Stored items
## Use 17-bit MSM windows for large keys with 16-bit packed bin counters

For key MSMs of at least 2^18 points where auto-selection picks c=16, the window becomes 17 bits when that reduces the window count. For BN254 this means 15 windows instead of 16. To fit the doubled bucket range in shared memory, the bin count kernel packs two 16-bit counters per word, with the tile capped so counts cannot overflow. The scatter span, scan block limit and reduction segment length are also widened to handle more buckets. The trade is fewer windows and bucket passes against larger bucket reductions, bigger precomputed tables and more shared-memory atomics contention.

```diff
diff --git a/co_snarks_b200/csrc/cs_groth16.cu b/co_snarks_b200/csrc/cs_groth16.cu
--- a/co_snarks_b200/csrc/cs_groth16.cu
+++ b/co_snarks_b200/csrc/cs_groth16.cu
@@ -861,8 +861,8 @@
   const int wb = d->window_bits;
   int wwb = wb, hwb = wb;
   CS_DISPATCH_CURVE(d->curve, {
-    if (!wwb) wwb = (int)msm_auto_window(nw, Cfg::FR_BITS);
-    if (!hwb) hwb = (int)msm_auto_window(n, Cfg::FR_BITS);
+    if (!wwb) wwb = (int)msm_key_window(nw, Cfg::FR_BITS);
+    if (!hwb) hwb = (int)msm_key_window(n, Cfg::FR_BITS);
     const unsigned cmax = wwb > hwb ? wwb : hwb;
     const unsigned W = msm_shape(Cfg::FR_BITS, wwb < hwb ? wwb : hwb).W;
     if (!k)
diff --git a/co_snarks_b200/csrc/cs_msm.cuh b/co_snarks_b200/csrc/cs_msm.cuh
--- a/co_snarks_b200/csrc/cs_msm.cuh
+++ b/co_snarks_b200/csrc/cs_msm.cuh
@@ -8,6 +8,7 @@
 constexpr unsigned MSM_SLICE_MAX = 64;
 constexpr unsigned MSM_ORDER_BLOCK = 256;
 constexpr unsigned MSM_RED_SEG = 4;
+constexpr unsigned MSM_RED_MAX_SEG = 1u << 13;
 constexpr unsigned MSM_SIGN = 0x80000000u;
 
 template <class FrP, class Fn>
@@ -54,32 +55,40 @@
 constexpr unsigned MSM_BIN_T = 1024;
 constexpr unsigned MSM_BIN_TILE = 4096;
 constexpr unsigned MSM_BIN_SPAN = 1u << 15;
+constexpr unsigned MSM_BIN_SPAN16 = 1u << 16;
 constexpr unsigned MSM_SCATTER_SPAN = 1u << 13;
+constexpr unsigned MSM_SCATTER_SPAN_MAX = 1u << 14;
+
+static inline uint32_t msm_scatter_span(uint32_t NB) { return NB > MSM_BIN_SPAN ? MSM_SCATTER_SPAN_MAX : MSM_SCATTER_SPAN; }
 
 template <class FrP>
 CS_GLOBAL void __launch_bounds__(MSM_BIN_T) k_msm_bin_count(const uint32_t* __restrict__ scalars, uint32_t sstride,
                                                             uint32_t n, int mont, uint32_t c, uint32_t W, uint32_t kw,
                                                             const uint32_t* __restrict__ infmask, uint32_t offset,
                                                             uint32_t tile, uint32_t nblk_p, uint32_t pstride, uint32_t B,
-                                                            uint32_t* __restrict__ tab) {
+                                                            uint32_t h16, uint32_t* __restrict__ tab) {
   CS_DYN_SMEM(uint32_t, h);
   const uint32_t bt = blockIdx.x % nblk_p;
   scalars += (size_t)(blockIdx.x / nblk_p) * pstride * FrP::N;
-  const uint32_t lo = blockIdx.y * MSM_BIN_SPAN + 1;
-  const uint32_t span = B + 1 - lo < MSM_BIN_SPAN ? B + 1 - lo : MSM_BIN_SPAN;
-  for (uint32_t k = threadIdx.x; k < span; k += blockDim.x) h[k] = 0;
+  const uint32_t hspan = h16 ? MSM_BIN_SPAN16 : MSM_BIN_SPAN;
+  const uint32_t lo = blockIdx.y * hspan + 1;
+  const uint32_t span = B + 1 - lo < hspan ? B + 1 - lo : hspan;
+  for (uint32_t k = threadIdx.x; k < (h16 ? (span + 1) >> 1 : span); k += blockDim.x) h[k] = 0;
   __syncthreads();
   const uint32_t i1 = (bt + 1) * tile < n ? (bt + 1) * tile : n;
   for (uint32_t i = bt * tile + threadIdx.x; i < i1; i += blockDim.x) {
     if (msm_base_inf(infmask, offset + i)) continue;
     msm_recode<FrP>(scalars, sstride, i, mont, c, W, kw, [&](uint32_t, uint32_t d) {
       const uint32_t k = (d & ~MSM_SIGN) - lo;
-      if (k < span) atomicAdd(&h[k], 1u);
+      if (k < span) {
+        if (h16) atomicAdd(&h[k >> 1], 1u << ((k & 1) << 4));
+        else atomicAdd(&h[k], 1u);
+      }
     });
   }
   __syncthreads();
   uint32_t* row = tab + (size_t)blockIdx.x * B + (lo - 1);
-  for (uint32_t k = threadIdx.x; k < span; k += blockDim.x) row[k] = h[k];
+  for (uint32_t k = threadIdx.x; k < span; k += blockDim.x) row[k] = h16 ? (h[k >> 1] >> ((k & 1) << 4)) & 0xffffu : h[k];
 }
 
 constexpr unsigned MSM_BIN_SCAN_U = 16;
@@ -113,15 +122,15 @@
                                                               uint32_t n, int mont, uint32_t c, uint32_t W, uint32_t kw,
                                                               const uint32_t* __restrict__ infmask, uint32_t offset,
                                                               uint32_t tile, uint32_t nblk_p, uint32_t pstride,
-                                                              uint32_t B, uint32_t nbases,
+                                                              uint32_t B, uint32_t nbases, uint32_t sspan,
                                                               const uint32_t* __restrict__ tab,
                                                               const uint32_t* __restrict__ start,
                                                               uint32_t* __restrict__ sorted) {
   CS_DYN_SMEM(uint32_t, cur);
   const uint32_t p = blockIdx.x / nblk_p, bt = blockIdx.x % nblk_p;
   scalars += (size_t)p * pstride * FrP::N;
-  const uint32_t lo = blockIdx.y * MSM_SCATTER_SPAN + 1;
-  const uint32_t span = B + 1 - lo < MSM_SCATTER_SPAN ? B + 1 - lo : MSM_SCATTER_SPAN;
+  const uint32_t lo = blockIdx.y * sspan + 1;
+  const uint32_t span = B + 1 - lo < sspan ? B + 1 - lo : sspan;
   const uint32_t* row = tab + (size_t)blockIdx.x * B + (lo - 1);
   for (uint32_t k = threadIdx.x; k < span; k += blockDim.x) cur[k] = start[p * B + lo + k] + row[k];
   __syncthreads();
@@ -146,7 +155,7 @@
 }
 
 constexpr unsigned MSM_SCAN_T = 1024;
-constexpr unsigned MSM_SCAN_MAX_BLOCKS = 1024;
+constexpr unsigned MSM_SCAN_MAX_BLOCKS = 2048;
 CS_D void msm_scan_terms(const uint32_t* __restrict__ count, uint32_t k, uint32_t nb1, uint32_t S, uint32_t* v) {
   uint32_t cnt = (k && k < nb1) ? count[k] : 0;
   uint32_t n0 = (cnt + S - 1) / S;
@@ -703,6 +712,12 @@
   }
   return (uint32_t)c;
 }
+
+static inline uint32_t msm_key_window(size_t n, uint32_t scalar_bits) {
+  const uint32_t c = msm_auto_window(n, scalar_bits);
+  if (n < (1u << 18) || c != 16) return c;
+  return (scalar_bits + 1 + 16) / 17 < (scalar_bits + 1 + 15) / 16 ? 17u : 16u;
+}
 static inline uint32_t msm_slice(const MsmShape& sh) {
   const char* e = getenv("CS_MSM_SLICE");
   if (e && atoi(e) == 64) return 64u;
@@ -804,7 +819,7 @@
   if (nent >= (1ull << 31) || (size_t)sh.T * nbases >= (1ull << 31))
     return fail(-3, "msm: K*W*n = %zu entries or T*nbases = %zu table slots exceed 2^31", nent, (size_t)sh.T * nbases);
   if (K > 1 && K > msm_max_batch(sh, n))
-    return fail(-3, "msm: a batch of %u MSMs exceeds the %u that one sort takes in this window shape (K*k*B + 1 <= 2^20 "
+    return fail(-3, "msm: a batch of %u MSMs exceeds the %u that one sort takes in this window shape (K*k*B + 1 <= 2^21 "
                     "buckets, K*k <= 65535 groups)", K, msm_max_batch(sh, n));
   return 0;
 }
@@ -839,16 +854,19 @@
 int msm_smem_optin() {
 #if !defined(CS_EMU)
   CS_CUDA(cudaFuncSetAttribute(k_msm_bin_count<FrP>, cudaFuncAttributeMaxDynamicSharedMemorySize, MSM_BIN_SPAN * 4));
-  CS_CUDA(cudaFuncSetAttribute(k_msm_bin_scatter<FrP>, cudaFuncAttributeMaxDynamicSharedMemorySize, MSM_SCATTER_SPAN * 4));
+  CS_CUDA(cudaFuncSetAttribute(k_msm_bin_scatter<FrP>, cudaFuncAttributeMaxDynamicSharedMemorySize, MSM_SCATTER_SPAN_MAX * 4));
 #endif
   return 0;
 }
+
+static inline bool msm_count16(const MsmShape& sh) { return sh.nb() > MSM_BIN_SPAN && sh.nb() <= MSM_BIN_SPAN16; }
 
 static inline uint32_t msm_bin_tile(const MsmShape& sh, const MsmSizes& z, uint32_t n) {
   const size_t ent = z.nent / z.K;
   const size_t rows = ent / sh.nb() > 1 ? ent / sh.nb() : 1;
   const size_t nblk = ceil_div(n, MSM_BIN_TILE) < rows ? ceil_div(n, MSM_BIN_TILE) : rows;
-  return n ? ceil_div(n, nblk) : 1;
+  const uint32_t tile = n ? ceil_div(n, nblk) : 1;
+  return msm_count16(sh) && tile > 65535 / sh.T ? 65535 / sh.T : tile;
 }
 
 static inline size_t msm_sort_dig_words(const MsmShape& sh, const MsmSizes& z, uint32_t n) {
@@ -865,7 +883,7 @@
   uint32_t L, nseg_g, nseg, ngroups, fs_threads, fs_blocks;
   size_t red_elems;
   explicit MsmReduce(const MsmShape& sh, uint32_t K = 1) {
-    L = sh.B < MSM_RED_SEG ? sh.B : MSM_RED_SEG;
+    L = sh.B < MSM_RED_SEG ? sh.B : sh.B / MSM_RED_SEG > MSM_RED_MAX_SEG ? sh.B / MSM_RED_MAX_SEG : MSM_RED_SEG;
     nseg_g = sh.B / L;
     ngroups = K * sh.k;
     nseg = ngroups * nseg_g;
@@ -899,9 +917,11 @@
   const uint32_t tile = msm_bin_tile(sh, z, n);
   const uint32_t nblk_p = n ? ceil_div(n, tile) : 0, nblk = K * nblk_p;
   const uint32_t NB = sh.nb();
-  const dim3 grid(nblk, ceil_div(NB, MSM_BIN_SPAN)), grid_sc(nblk, ceil_div(NB, MSM_SCATTER_SPAN));
-  const uint32_t smem = (NB < MSM_BIN_SPAN ? NB : MSM_BIN_SPAN) * 4;
-  const uint32_t smem_sc = (NB < MSM_SCATTER_SPAN ? NB : MSM_SCATTER_SPAN) * 4;
+  const bool h16 = msm_count16(sh);
+  const uint32_t hspan = h16 ? MSM_BIN_SPAN16 : MSM_BIN_SPAN, sspan = msm_scatter_span(NB);
+  const dim3 grid(nblk, ceil_div(NB, hspan)), grid_sc(nblk, ceil_div(NB, sspan));
+  const uint32_t smem = (h16 ? ceil_div(NB < hspan ? NB : hspan, 2) : (NB < hspan ? NB : hspan)) * 4;
+  const uint32_t smem_sc = (NB < sspan ? NB : sspan) * 4;
   CS_TRY(ws.dig.reserve(msm_sort_dig_words(sh, z, n) * 4));
   CS_TRY(ws.sorted.reserve(z.nent * 4));
   CS_TRY(ws.meta.reserve(z.meta_words() * 4));
@@ -911,13 +931,13 @@
   CS_TRY(ws.mark(0, st));
   if (nblk)
     CS_LAUNCH_SYNC(k_msm_bin_count<FrP>, grid, MSM_BIN_T, smem, st, d_scalars, sstride, n, mont, sh.c, sh.W, sh.k,
-                   infmask, offset, tile, nblk_p, pstride, NB, tab);
+                   infmask, offset, tile, nblk_p, pstride, NB, (uint32_t)h16, tab);
   CS_TRY(ws.mark(1, st));
   CS_LAUNCH(k_msm_bin_scan, ceil_div(K * NB, 256), 256, 0, st, tab, nblk_p, NB, K * NB, q.count);
   CS_TRY(msm_scan(q, z, K * NB, st));
   if (nblk)
     CS_LAUNCH_SYNC(k_msm_bin_scatter<FrP>, grid_sc, MSM_BIN_T, smem_sc, st, d_scalars, sstride, n, mont, sh.c, sh.W, sh.k,
-                   infmask, offset, tile, nblk_p, pstride, NB, nbases, tab, q.start, ws.sorted.as<uint32_t>());
+                   infmask, offset, tile, nblk_p, pstride, NB, nbases, sspan, tab, q.start, ws.sorted.as<uint32_t>());
   return msm_slice_order(ws, q, z, st);
 }
 
```

Result: faster. 53.00 (median of 6 runs) (+2.6%).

- **What needs to be done**: Take every line above carrying "ngroups" and return it.

- **Response below**:
   uint32_t L, nseg_g, nseg, ngroups, fs_threads, fs_blocks;
     ngroups = K * sh.k;
     nseg = ngroups * nseg_g;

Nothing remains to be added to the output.